What are your water parameters? Mostly Calcium and Alkalinity I am concerned with. Please post Calcium in ppm and Alkalinity in dKH.

Thanks and I look forward to helping you.


----------



## Ivanrad (Aug 22, 2010)

calcium 450 ppm and alk 12 dkh


----------



## wake49 (Jul 2, 2008)

Ivanrad said:


> calcium 450 ppm and alk 12 dkh


Can you post any pictures?

Anenomes very often close up when releasing waste into the water column. Is this by chance what you see?


----------



## Ivanrad (Aug 22, 2010)




----------



## Ivanrad (Aug 22, 2010)

anyone?


----------



## wake49 (Jul 2, 2008)

It looks like it is dying. How long has he been in the tank? 

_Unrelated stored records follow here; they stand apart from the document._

# Ajay-Wong/seq2seq-attention-asr

Measured on AMD Instinct MI355X. Metric: log-mel frames/sec fwd+bwd, Chorowski TIMIT baseline, higher is better.
Workload: dtype fp32; 1 GPU; BASELINE config 2: timit_chorowski_b32; model=timit/model_chorowski_baseline.lua, global_batch=32, utterances_per_gpu=32, seq_len=128, label_len=40, feat_dim=123, parallelism=dp1, allreduce=none, launch=hipGraph replay

## Files before the change

### seq2seq-attention-asr_amd/csrc/gru_persist.hip

```cpp
#include <algorithm>
#include <cstdlib>

#include "decisions.h"
#include "gru.h"
#include "gru_persist.h"
#include "handoff.h"
#include "skinny.h"

namespace s2s {

namespace {

struct PDir {
  const float* xp;
  long ldxp;
  const float* Wa;
  const float* Wb;
  float* y;
  long ldy;
  float* sv;
  const float* dy;
  long lddy;
  float* dA;
  long ldA;
// ... 79 lines not shown
  float* part;
  unsigned* ticket;
  unsigned long long* stamps;
};

struct PArgs {
  XProj xq;
  int fused;
  PDir d[2];
  int B, L, H, MT, nwg;
  int nmem, nchains;
  int allow_local;
  unsigned* abort_word;
  unsigned* census;
  const int* len;
  char* next_sync;
  size_t next_prep;
  GruPackJobs pack;
  int ring;
  int stream_sweep;
  unsigned long long* stamps;
  unsigned long long* pstamps;
  int prefetch, prefetch_wg;
  unsigned* progress;
  WArgs wg;
};

#ifndef S2S_GRU_DIAG
#define S2S_GRU_DIAG 0
#endif
constexpr int kStampSlots = S2S_GRU_DIAG ? 16 : 8;
#define GRU_STAMP(ph)                                                                      \
  do {                                                                                     \
    if (a.stamps && threadIdx.x == 0)                                                      \
      a.stamps[((long)lw * a.L + s) * kStampSlots + (ph)] = __builtin_amdgcn_s_memrealtime(); \
  } while (0)
#define GRU_STAMP_V(ph, v)                                                                 \
  do {                                                                                     \
    if (a.stamps && threadIdx.x == 0) a.stamps[((long)lw * a.L + s) * kStampSlots + (ph)] = (v); \
  } while (0)
#if S2S_GRU_DIAG
template <int NC>
__device__ __forceinline__ bool sweep_sent_n(float4 (&a)[NC], __amdgpu_buffer_rsrc_t rs, long tbase, int rowt,
                                             int wave, int lane, unsigned* abort_word, unsigned& n) {
  const long lo = tbase + 4 * tile_lane(rowt, lane);
  unsigned spins = 0;
  while (true) {
    ++n;
    bool ok = true;
#pragma unroll
    for (int i = 0; i < NC; ++i) {
      const long off = lo + 4L * 256 * (wave + 4 * i);
      const uint4 p = __builtin_bit_cast(uint4, __builtin_amdgcn_raw_buffer_load_b128(rs, (int)off, 0, 16));
      ok = ok && p.x != kSent && p.y != kSent && p.z != kSent && p.w != kSent;
      a[i] = make_float4(__uint_as_float(p.x), __uint_as_float(p.y), __uint_as_float(p.z), __uint_as_float(p.w));
    }
    if (__all(ok)) return true;
    if (spin_give_up(spins, abort_word)) return false;
  }
}
#define SWEEP_SENT(slot_, ...) sweep_sent_n<NC>(__VA_ARGS__, npoll[slot_])
#else
#define SWEEP_SENT(slot_, ...) sweep_sent_tile<NC>(__VA_ARGS__)
#endif
std::atomic<unsigned long long*> g_gru_stamps[2] = {{nullptr}, {nullptr}};
std::atomic<unsigned long long*> g_gru_pstamps[2] = {{nullptr}, {nullptr}};
std::atomic<unsigned long long*> g_gru_wstamps{nullptr};
constexpr int kProdStampItems = 32;

__device__ __forceinline__ float reduce_or_abort(SkinnyRed& red, int* abort_lds, bool ok, floatx4 acc, int wave,
                                                 int lane, int tid, bool* aborted) {
  if (!ok) *abort_lds = 1;
  const float s = skinny_reduce(red, acc, wave, lane, tid);
  *aborted = *abort_lds != 0;
  return s;
}

template <bool NN, int D>
__device__ __forceinline__ void xproj_produce(const PArgs& a, float* lds, int p, int nprod) {
  const XProj& q = a.xq;
  const int tid = threadIdx.x, lane = tid & 63, wave = tid >> 6;
  const int nk = q.K / 32;
  __shared__ int last_part;
  const int nd = q.nd;
  if (tid >= 256) {
    XUnit x;
    for (int it = 0; xunit_of(q, nd, p, nprod, it, x); ++it) {
      const int nb = 1 + nk / x.P + (q.alpha ? 1 : 0);
      for (int i = 0; i < nb; ++i) __syncthreads();
      if (x.P == 1) {
        __syncthreads();
      } else {
        __syncthreads();
        __syncthreads();
        if (last_part) __syncthreads();
      }
    }
    return;
  }
  const int wy = wave >> 1, wx = wave & 1, li = lane & 31, lk = lane >> 5;
  const int B = a.B, L = a.L, H3 = q.ncd;
  constexpr int LDK = 36;
  float* As[2] = {lds, lds + 64 * LDK};
  float* Bs[2] = {lds + 128 * LDK, lds + 192 * LDK};
  int item = 0;
  XUnit xu;
  for (; xunit_of(q, nd, p, nprod, item, xu); ++item) {
    if (a.pstamps && tid == 0 && item < kProdStampItems)
      a.pstamps[((long)p * kProdStampItems + item) * 2] = __builtin_amdgcn_s_memrealtime();
// ... 210 lines not shown
    const int upto = nr ? ready + (int)__builtin_ctzll(nr) : ready + 64;
    if (upto <= need && spin_give_up(spins, abort_word)) break;
    ready = upto;
  }
}

__device__ __forceinline__ void prep_next_sync(const PArgs& a, int sp, int nsp) {
  if (!a.next_sync) return;
  if (sp == 0 && threadIdx.x == 0) {
    unsigned* hdr = reinterpret_cast<unsigned*>(a.next_sync);
    const unsigned e = __hip_atomic_fetch_add(&g_s2s_epoch_ctr, 1u, __ATOMIC_RELAXED, __HIP_MEMORY_SCOPE_AGENT) + 1u;
    __hip_atomic_exchange(hdr + kEpochWord, e, __ATOMIC_RELAXED, __HIP_MEMORY_SCOPE_AGENT);
    rearm_abort_word(hdr);
  }
  const size_t n16 = (a.next_prep - 256) / 16;
  uint4* p = reinterpret_cast<uint4*>(a.next_sync + 256);
  for (size_t i = (size_t)sp * blockDim.x + threadIdx.x; i < n16; i += (size_t)nsp * blockDim.x)
    p[i] = make_uint4(0u, 0u, 0u, 0u);
  if (threadIdx.x == 0 && sp == 0 && (a.next_prep - 256) % 16) {
    unsigned* t = reinterpret_cast<unsigned*>(a.next_sync + 256 + n16 * 16);
    for (size_t i = 0; i < ((a.next_prep - 256) % 16) / 4; ++i) t[i] = 0u;
  }
}

constexpr int kRowRing = 4;
constexpr int kSentRing = 4;
__device__ __forceinline__ int sent_slot(const PArgs& a, int s) { return a.ring ? (s & (a.ring - 1)) : s; }
__device__ __forceinline__ void rearm_tile(float* role, const PArgs& a, int s, long tile, int lane) {
  const float4 sv = make_float4(__uint_as_float(kSent), __uint_as_float(kSent), __uint_as_float(kSent),
                                __uint_as_float(kSent));
  *reinterpret_cast<float4*>(role + (long)sent_slot(a, s) * a.MT * 16 * a.H + tile + 4 * lane) = sv;
}
constexpr int kFwdThreads = 320;
template <int NC>
__global__ __launch_bounds__(kFwdThreads) void gru_fwd_persist(PArgs a) {
  __shared__ SkinnyRed red;
  __shared__ int abort_lds, local_lds;
  __shared__ unsigned tb_lds;
  __shared__ __attribute__((aligned(16))) float hprev[16][16];
  __shared__ __attribute__((aligned(16))) float xring[kRowRing][2][256];
  __shared__ __attribute__((aligned(16))) float stg[2][3][256];
  extern __shared__ __attribute__((aligned(16))) float xlds[];
  const int H = a.H, B = a.B, L = a.L;
  const ChainSlot cs = chain_slot(a.nmem);
  if (cs.chain >= a.nchains) {
    const int gch = 8 * ((a.nchains + 7) / 8);
    const int sp = (cs.chain - a.nchains) * a.nmem + cs.member, nsp = (gch - a.nchains) * a.nmem;
    prep_next_sync(a, sp, nsp);
    if (a.fused) xproj_produce_any<false>(a, xlds, sp, nsp);
    for (int j = 0; j < a.pack.n; ++j)
      gru_pack_elems(a.pack.j[j], (long)sp * blockDim.x + threadIdx.x, (long)nsp * blockDim.x);
    return;
  }
  const int dir = cs.chain / a.MT, mt = cs.chain % a.MT;
  const PDir& g = a.d[dir];
  const int ncol = 2 * H / 16;
  const int c1 = cs.member;
  const int lw = dir * a.nwg + mt * ncol + c1;
  const bool isz = c1 < H / 16;
  const int tid = threadIdx.x, lane = tid & 63, wave = tid >> 6;
  const int b0 = mt * 16;
  if (tid == 0) abort_lds = 0;
  const unsigned tb = launch_tagbase(a.abort_word, &tb_lds);
  const bool loader = wave == 4;
  const long mytile = (long)mt * 16 * H + (long)(isz ? c1 : c1 - H / 16) * 256;
  if (!loader)
    rearm_rect((isz ? g.s0 : g.s1) + mytile, (long)a.MT * 16 * H, a.ring ? a.ring : L, 16, 0, 16, 0, 16);
// ... 59 lines not shown
      if (s > 0) store(s - 1);
      put(s + 2, ra);
      issue(s + 3, ra);
      if (ring) {
        if (isz && s >= 2) rearm_tile(g.s0, a, s - 2, mytile, lane);
        if (!isz && s >= 1) rearm_tile(g.s1, a, s - 1, mytile, lane);
      }
      if (!isz) continue;
      __syncthreads();
      if (abort_lds) return;
    }
    __syncthreads();
    store(L - 1);
    return;
  }

  float4 w1[NC], w2[NC];
  load_wfrag(w1, g.Wa + (long)(c1 * 16 + (lane & 15)) * H, wave, lane);
  if (isz) load_wfrag(w2, g.Wb + (long)(c1 * 16 + (lane & 15)) * H, wave, lane);

  const __amdgpu_buffer_rsrc_t hg = rsrc_of(g.g0), qg = rsrc_of(g.g1), hs = rsrc_of(g.s0), qs = rsrc_of(g.s1);
  const long slot = (long)B * H;
  const long slotS = (long)a.MT * 16 * H, tileS = (long)mt * 16 * H;
  const int rowt = min(b0 + (lane & 15), B - 1) - b0;
  const int br = min(b0 + (lane & 15), B - 1);
  const int ob = b0 + (tid >> 4), on = c1 * 16 + (tid & 15);
  const bool live = ob < B;
  const int lenb = (a.len && live) ? a.len[ob] : L;
  const int jt = c1 * 16 - H, wt = (jt % 64) / 16, it = jt / 64;
  float zreg = 0.f, hreg = 0.f;
  bool aborted = false;

  __syncthreads();
  for (int s = 0; s < L; ++s) {
    const int t = g.reverse ? L - 1 - s : s;
    floatx4 acc = {0.f, 0.f, 0.f, 0.f};
    bool ok = true;
    GRU_STAMP(0);
    if (s > 0) {
      float4 av[NC];
#if S2S_GRU_DIAG
      unsigned npoll[1] = {0};
#endif
      {
      if (loc) ok = SWEEP_SENT(0, av, hs, 4 * (sent_slot(a, s - 1) * slotS + tileS), rowt, wave, lane, a.abort_word);
      else ok = sweep_skinny<NC>(av, hg, 8 * (((s - 1) & 1) * slot + (long)br * H), tb + s, wave, lane, a.abort_word);
      GRU_STAMP(1);
#if S2S_GRU_DIAG
      GRU_STAMP_V(8, npoll[0]);
#endif
      acc = mfma_chunks<NC>(av, w1);
      }
      if (!isz && wave == wt) {
#pragma unroll
        for (int i = 0; i < NC; ++i)
          if (i == it) *reinterpret_cast<float4*>(&hprev[lane & 15][4 * (lane >> 4)]) = av[i];
      }
    }
    GRU_STAMP(6);
    float sum = reduce_or_abort(red, &abort_lds, ok, acc, wave, lane, tid, &aborted);
    GRU_STAMP(7);
    const float xpv = xring[s % kRowRing][0][tid], xph = xring[s % kRowRing][1][tid];
    const float hpark = hprev[tid >> 4][tid & 15];
    {
      const float gate = gru_sigmoid(sum + xpv);
      float* st3 = &stg[s & 1][0][tid];
      if (isz) {
        st3[0] = gate;
        zreg = gate;
      } else {
        const int j = on - H;
        const float hp = s > 0 ? hpark : 0.f;
        const float q = gate * hp;
        if (loc) {
          if (live) put_sent(g.s1 + sent_slot(a, s) * slotS + tile_off(ob, j, H), q);
        } else {
          put_granule_pair(g.g1, (s & 1) * slot + (long)ob * H + j, q, tb + s + 1, live);
        }
        st3[0] = gate;
        st3[256] = hp;
        st3[512] = q;
      }
    }
    GRU_STAMP(2);
    if (aborted) return;
    if (!isz) continue;
    acc = floatx4{0.f, 0.f, 0.f, 0.f};
    ok = true;
    GRU_STAMP(3);
    if (s > 0) {
      float4 av[NC];
#if S2S_GRU_DIAG
      unsigned npoll[1] = {0};
#endif
      {
      if (loc) ok = SWEEP_SENT(0, av, qs, 4 * (sent_slot(a, s) * slotS + tileS), rowt, wave, lane, a.abort_word);
      else ok = sweep_skinny<NC>(av, qg, 8 * ((s & 1) * slot + (long)br * H), tb + s + 1, wave, lane, a.abort_word);
      GRU_STAMP(4);
#if S2S_GRU_DIAG
      GRU_STAMP_V(9, npoll[0]);
#endif
      acc = mfma_chunks<NC>(av, w2);
      }
    }
    sum = reduce_or_abort(red, &abort_lds, ok, acc, wave, lane, tid, &aborted);
    {
      const float hh = gru_tanh(sum + xph);
      const float hp = hreg;
      hreg = (-zreg + 1.0f) * hp + zreg * hh;
      if (t >= lenb) hreg = 0.f;
      if (loc) {
        if (live) put_sent(g.s0 + sent_slot(a, s) * slotS + tile_off(ob, on, H), hreg);
      } else {
        put_granule_pair(g.g0, (s & 1) * slot + (long)ob * H + on, hreg, tb + s + 1, live);
      }
      stg[s & 1][1][tid] = hh;
      stg[s & 1][2][tid] = hreg;
    }
    GRU_STAMP(5);
    if (aborted) return;
  }
  __syncthreads();
}

constexpr int kBwdThreads = 320;

template <int NC>
__device__ __forceinline__ void bptt_prefetch(const PArgs& a, int chain, int w, int nwg) {
  if (threadIdx.x >= 256) return;
  const int tid = threadIdx.x, L = a.L, H = a.H, B = a.B, nmem = a.nmem;
  const int tasks = 64 * nmem / nwg, task0 = w * tasks;
  const int dir = chain / a.MT, mt = chain % a.MT;
  const PDir& g = a.d[dir];
  const unsigned* prog = a.progress + (long)chain * nmem;
  int yready = 0, have = 0;
  float sink = 0.f;
  __shared__ int have_lds[2];
  int it = 0;
  constexpr int kMaxTasks = NC;
  for (int q = 3; q < L; ++q, ++it) {
    if (tid == 0) {
      unsigned spins = 0;
      bool gave_up = false;
      while (have + 3 + a.prefetch < q) {
        have = (int)__hip_atomic_load(prog, __ATOMIC_RELAXED, __HIP_MEMORY_SCOPE_AGENT);
        if (have + 3 + a.prefetch >= q) break;
        if (spin_give_up(spins, a.abort_word)) {
          gave_up = true;
          break;
        }
      }
      have_lds[it & 1] = gave_up ? -1 : have;
    }
    __syncthreads();
    const int hv = have_lds[it & 1];
    if (hv < 0) return;
    have = hv;
    if (q < have + 4) q = have + 4;
// ... 177 lines not shown
  const __amdgpu_buffer_rsrc_t pr = rsrc_of(q.part);
  const int tile = 3 * H * NP;
  const int mine = (dir * a.MT + mt) * tile + row0 * NP + (4 * kq) * NP + cb0 * 16 + jl;
#pragma unroll
  for (int c = 0; c < kWgCB; ++c) {
    if (cb0 + c >= nblk) continue;
#pragma unroll
    for (int r = 0; r < 4; ++r)
#pragma unroll
      for (int e = 0; e < 4; ++e)
        __builtin_amdgcn_raw_buffer_store_b32(__float_as_uint(acc[r][c][e]), pr, 4 * (mine + (16 * r + e) * NP + 16 * c),
                                              0, 16);
  }
  asm volatile("s_waitcnt vmcnt(0)" ::: "memory");
  __syncthreads();
  if (tid == 0)
    *flag_lds = (int)__hip_atomic_fetch_add(q.ticket + dir * q.nw + w, 1u, __ATOMIC_RELAXED, __HIP_MEMORY_SCOPE_AGENT);
  __syncthreads();
  if (*flag_lds != a.MT - 1) return;
  const long ldw = (long)H + D;
  float* dW = q.dW[dir][gate];
  const int u0 = row0 - gate * H, first = dir * a.MT * tile + row0 * NP;
  for (int idx = tid; idx < 64 * NP; idx += 256) {
    const int rr = idx / NP, j = idx - rr * NP;
    if (j >= H + D) continue;
    float sum = __uint_as_float(__builtin_amdgcn_raw_buffer_load_b32(pr, 4 * (first + idx), 0, 16));
    for (int m = 1; m < a.MT; ++m)
      sum += __uint_as_float(__builtin_amdgcn_raw_buffer_load_b32(pr, 4 * (first + m * tile + idx), 0, 16));
    float* o = dW + (long)(u0 + rr) * ldw + j;
    *o = q.scale * sum + *o;
  }
}
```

Anenomes are fussy creatures and maybe a QT might help. Have you fed him at all?
_Posted via Mobile Device_


----------



## Ivanrad (Aug 22, 2010)

hes been in the tank for 2 weeks. and hes been like this for 4 days. he should be dead by now going to do a water change. whats a qt?
all my other fish are alive rechecked the salinity and all levels still really good.
i just dont understand after all the careful work ive put fourth why this would happen my tank has 15 year old bactera in it from one of the most exotic reefs u will see. all the fish are from that ancient tank. ( no the fish arent 15 years old.) should i do the strainer trick to get the anenome hosted with the clowns. show me pictures of dieing anenomes ive never found one


----------



## Ivanrad (Aug 22, 2010)

anenome is worst now going to return him so hopefully the fish store can revive him poor guy. i just wanted to feed him beautiful uncooked shrimp


----------



## wake49 (Jul 2, 2008)

Ivanrad said:


> hes been in the tank for 2 weeks. and hes been like this for 4 days. he should be dead by now going to do a water change. whats a qt?
> all my other fish are alive rechecked the salinity and all levels still really good.
> i just dont understand after all the careful work ive put fourth why this would happen my tank has 15 year old bactera in it from one of the most exotic reefs u will see. all the fish are from that ancient tank. ( no the fish arent 15 years old.) should i do the strainer trick to get the anenome hosted with the clowns. show me pictures of dieing anenomes ive never found one


Where did the anenome come from?


----------



## Ivanrad (Aug 22, 2010)

my local fish store im the techie guy so he gives me free stuff. This anenome was doing great until it hit my tank just did a water change and finally got trace elements and iodine. going to keep cycling. will test levels in 2 days


----------



## Ivanrad (Aug 22, 2010)

took out anemone and did a water change waiting for my canister filter to arrive enjoy. subscribe next time ill make it HD


----------



## wake49 (Jul 2, 2008)

Ivanrad said:


> took out anemone and did a water change waiting for my canister filter to arrive enjoy. subscribe next time ill make it HD


I am sorry I did not respond to this sooner. 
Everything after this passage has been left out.